There’s also the complexity, which these bromides overlook. A family may have a couple of incomes, a checking account, a savings account, maybe a 401(k) and a few credit cards. The state has more than 400 different accounts, gets money from dozens of different sources, and pays it out to hundreds of different programs, with tens of thousands of employees who do the work we collectively hired them to do.
It is possible to reduce or eliminate some programs, to pay those employees less. But that is not as simple as folks around the kitchen table deciding to buy cheaper cuts of meat, skip the afternoon latte and cancel premium cable. Under the kitchen table analogy, the people making the budget decisions would be vegans who don’t drink lattes or watch television.
The state does many things with that $30.5 billion; some it absolutely has to do, like locking up dangerous criminals and making sure kids learn to read and write. It does things that it really should do, like take care of the old, the sick and some people who can’t take care of themselves or have good colleges. It does things that some of us don’t think is necessary, but some of us do, like enforcing environmental rules, checking for safe workplaces or helping some businesses by marketing their products in China.
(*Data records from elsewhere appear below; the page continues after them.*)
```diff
@@ -1227,6 +1351,7 @@
         for (int i = tid; i < n; i += T) {
             gv[i] = fmax(gv[i], 0.) + shift;
             C[(size_t) i * ld + i] += shift;
+            if (PRO) cdiag[i] += shift;
         }
         __syncthreads();
     }
@@ -1237,6 +1362,7 @@
         for (int i = tid; i < n; i += T) {
             gv[i] += shift;
             C[(size_t) i * ld + i] += shift;
+            if (PRO) cdiag[i] += shift;
         }
         __syncthreads();
     }
@@ -1264,6 +1390,10 @@
             BDp[q] = (i < n && j < n) ? A(i, j) * dv[j] : 0.;
         }
         if (tid == 0) sc->basis_ok = 1;
+        if (PRO && stopk) {
+            __syncthreads();
+            if (wave == 0) history_stop_core(*stopk, sc, p, lane, dv, A.a, A.ld, cdiag, 1);
+        }
     }
     EIG_STAMP(5);
 #undef EIG_STAMP
@@ -1289,6 +1419,7 @@
     int splits, variant;
     const double *gram_part, *pc;
     double cc, c1, cmu, cneg, alphaold;
+    const StopConst *stopk;
 };
 __device__ __forceinline__ void eig_fx_cov_args(const EigFxArgs &a, CmaDev &d, CmaConst &c)
 {
@@ -1321,7 +1452,7 @@
     c.honor_stop = a.honor_stop;
     c.eigenfreq = a.eigenfreq;
     if (PRO) eig_fx_cov_args(a, d, c);
-    cma_eigen_impl<512, true, 1, 0, true, PRO>(d, c, EIG_FX_PLAN, 0);
+    cma_eigen_impl<512, true, 1, 0, true, PRO>(d, c, EIG_FX_PLAN, 0, PRO ? a.stopk : nullptr);
 }
 __global__ __launch_bounds__(512) void cma_eigen_fx128(EigFxArgs a)
 {
```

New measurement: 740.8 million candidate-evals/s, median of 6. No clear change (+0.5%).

Unlike the family sitting around the table staring at the checkbook balance, the Legislature decides how much to spend on thousands of things over the next two years with money it doesn’t have. Economists guess how much the state will bring in over the next two years, which during the recession was just slightly better than a television weatherman predicting today how much snow will be on the ground at Christmas.
When that guess was released about 10 days ago, it wasn’t much different than last November’s forecast and about $2 billion more than what the state had for the two years that end on June 30. The family budget is growing, legislators who love the kitchen table analogy said, so this should be a piece of cake.
Unfortunately for them, the number of kids in the house is growing faster than the paycheck. Suddenly, along with all the other adjustments it needs to make like skipping lattes and nursing the pickup, the family suddenly is ordered keep the kids from flunking out of school and living the rest of their lives in the basement. And grandma’s not getting any younger, so she might have to come live with them.
This week the Senate will release its plan to balance the books. Imagine that the Senate is Mom, who decides what things to cut, what after-school programs to put the kids in, and how to remodel the guest room for grandma. Then Dad, in the form of the House of Representatives, comes along and says we’re sending the kids to different programs, building an apartment over the garage for grandma, borrowing from the 401(k), and selling the silverware on Craigslist to raise more money.
Oh no, Mom says. We’re not borrowing from the 401(k) or selling the silverware. We’ll get by on what we have, and some of the kids will have make do with less – preferably the ones you drive to school so I don’t have to listen to them complain.
If anyone’s going to take it in the shorts, Dad says, it should be the ones you’ve been coddling. . .
If you’ve ever had a knock-down budget fight at your kitchen table, multiply it by 147, which is the number of parents in the Legislature. Only then does the kitchen table analogy start to give a bit of a feel for how hard the budget is to resolve here.